Figure 2: The Saudi Rail Network

Source: Maximillian Dorrbecker[12]

The centrality of the UAE and Saudi Arabia for the over-land movement of freight will likely feed into the smaller neighbouring states that are planned to be part of the IMEC, such as Jordan and Israel. For example, the intra-link rail deal between the UAE and Oman (the country is not part of the IMEC) could be a good blueprint for other countries to follow if they aim to join the corridor project.[13]

Regulatory Landscape

While the centrality of rail links and feeding into localised infrastructure programmes such as Saudi Arabia’s ‘Vision 2030’ and its National Transport and Logistics Strategy (NTLS) is important, the other challenge is to synchronise the movement of logistics and build a standard tariff and taxation regime that can be operationalised in parallel to the local tariff policies of individual states. Best practices on this front, already employed by multilateral systems such as the EU and ASEAN, can serve as good examples to build upon for a workable regulatory framework for the IMEC.

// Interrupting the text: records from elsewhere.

inline int32_t active_bound(const std::vector<tpe_hp> &all, const std::vector<int32_t> &cond_parent,
                            const std::vector<int32_t> &cond_branch, const int32_t *hps, int b,
                            int e) {
  int32_t n = 0;
  std::vector<std::pair<int32_t, int32_t>> pb;
  for (int i = b; i < e; ++i) {
    const tpe_hp &x = all[hps[i]];
    if (x.cond_count == 0) { ++n; continue; }
    std::vector<std::pair<int32_t, int32_t>> mine;
    for (int c = 0; c < x.cond_count; ++c)
// ... 50 lines not shown
        L.table_slot |= (k == KIND_LSE_G || k == KIND_LSE_L) && table_hp(hps[hp]);
      }
      while (L.n_lat < n && (L.kinds[L.n_lat] == KIND_ERF_G || L.kinds[L.n_lat] == KIND_ERF_L) &&
             lat[hl[L.n_lat]].R > 0) {
        L.rmax = std::max<int64_t>(L.rmax, lat[hl[L.n_lat]].R);
        ++L.n_lat;
      }
      auto bound = [&](int b, int e) {
        return active_bound(hps, cond_parent, cond_branch, hl.data(), b, e);
      };
      L.rows_level = bound(0, n);
      L.rows_lead = bound(0, L.n_lat);
      L.rows_plain.assign(n, 0);
      L.rows_lat.assign(n, 0);
      for (int with_lat = 0; with_lat < 2; ++with_lat) {
        auto kind = [&](int i) { return with_lat && i < L.n_lat ? (int)KIND_LAT : L.kinds[i]; };
        for (int j = 0; j < n;) {
          int k = j;
          while (k < n && kind(k) == kind(j)) ++k;
          (with_lat ? L.rows_lat : L.rows_plain)[j] = bound(j, k);
          j = k;
        }
      }
    }
  }
};

enum { BELOW_FUSE = 0,
       BELOW_TABLE = 1,
       BELOW_LARGE = 2 };
inline int below_class(int64_t k) {
  return k <= kFuseTab ? BELOW_FUSE : k <= kTabCap ? BELOW_TABLE : BELOW_LARGE;
}

struct FitVariant {
  bool small = false;
  int32_t mom_w = 0;
  bool mom_h = false;
  bool operator==(const FitVariant &o) const {
    return small == o.small && mom_w == o.mom_w && mom_h == o.mom_h;
  }
};

inline int32_t mom_width(const PlanShape &ps, const Switches &sw, int64_t n_hist) {
  if (!sw.moment) return 0;
  double kmax = 0.0;
  for (size_t i = 0; i < ps.hps.size(); ++i) {
    const int k = score_kind(ps.hps[i]);
    if (k == KIND_LSE_G || k == KIND_LSE_L) kmax = std::max(kmax, (double)n_hist * ps.act_frac[i]);
  }
  if (kmax >= (double)kMom16MinK) return 16;
  if (kmax >= (double)sw.lse_shift_min) return 8;
  return 0;
}

inline bool step_reads_moments(const PlanShape &ps, int64_t n_sug, int64_t n_cand) {
  bool sorted = false;
  for (const auto &l : ps.levels) sorted |= n_cand * n_sug * (int64_t)l.size() >= kSortedDrawMin;
  return sorted && n_cand > kWaveRowSplitMax;
}

inline FitVariant fit_variant(const PlanShape &ps, const Switches &sw, int64_t n_hist, bool small,
                              bool moments) {
  FitVariant f;
  f.small = small;
  f.mom_w = moments ? mom_width(ps, sw, n_hist) : 0;
  f.mom_h = f.mom_w == 16;
  return f;
}

struct StepShape {
  int64_t n_sug = 0, n_cand = 0, cand_begin = 0;
  int64_t n_total = 0;
  int32_t below = BELOW_LARGE;
  FitVariant fit;
  int32_t prune_mode = 3;
  bool lattice_on = true;
  bool capturing = false;
  bool publish = false;
  int32_t screen_run = 0;
  int32_t screen_halves = (int32_t)kDrawScreenHalves, screen_tail = (int32_t)kDrawScreenTail;
  bool screen_pool = false;
  bool table_lean = true;
  bool operator==(const StepShape &o) const {
    return n_sug == o.n_sug && n_cand == o.n_cand && cand_begin == o.cand_begin &&
           n_total == o.n_total && below == o.below && fit == o.fit &&
           prune_mode == o.prune_mode && lattice_on == o.lattice_on &&
           capturing == o.capturing && publish == o.publish && screen_run == o.screen_run &&
           screen_halves == o.screen_halves && screen_tail == o.screen_tail &&
           screen_pool == o.screen_pool && table_lean == o.table_lean;
  }
};
inline int32_t step_screen_run(const Switches &sw) {
  return sw.draw_screen && sw.draw_screen_int ? (int32_t)sw.draw_screen_run : 0;
}

inline int32_t step_screen_halves(const Switches &sw) {
  return sw.draw_screen_whole ? -1 : (int32_t)sw.draw_screen_halves;
}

However,  the growing economic rivalry between Saudi Arabia and the UAE will present some challenges. Saudi Arabia is now aiming to become a “leading business and transportation centre,” challenging the UAE’s dominance on this front.[14] In 2021, Saudi Arabia imposed new tariffs for its neighbours in the Gulf Cooperation Council (GCC), targeting goods[a] from “free zones” that offer preferential tax and customs treatments. This includes the port region of Jebel Ali and its accompanying port infrastructure. These moves are seen as part of Saudi Crown Prince Mohammed bin Salman’s grand economic plans to transform the kingdom into a regional market power like the UAE, but at a grander scale.[15] This rivalry and Saudi Arabia’s efforts to attract investment away from other GCC states make building an overarching common tariff regime complex. Indeed, bureaucratic issues within and among countries that are part of the IMEC will make it challenging to promote the corridor.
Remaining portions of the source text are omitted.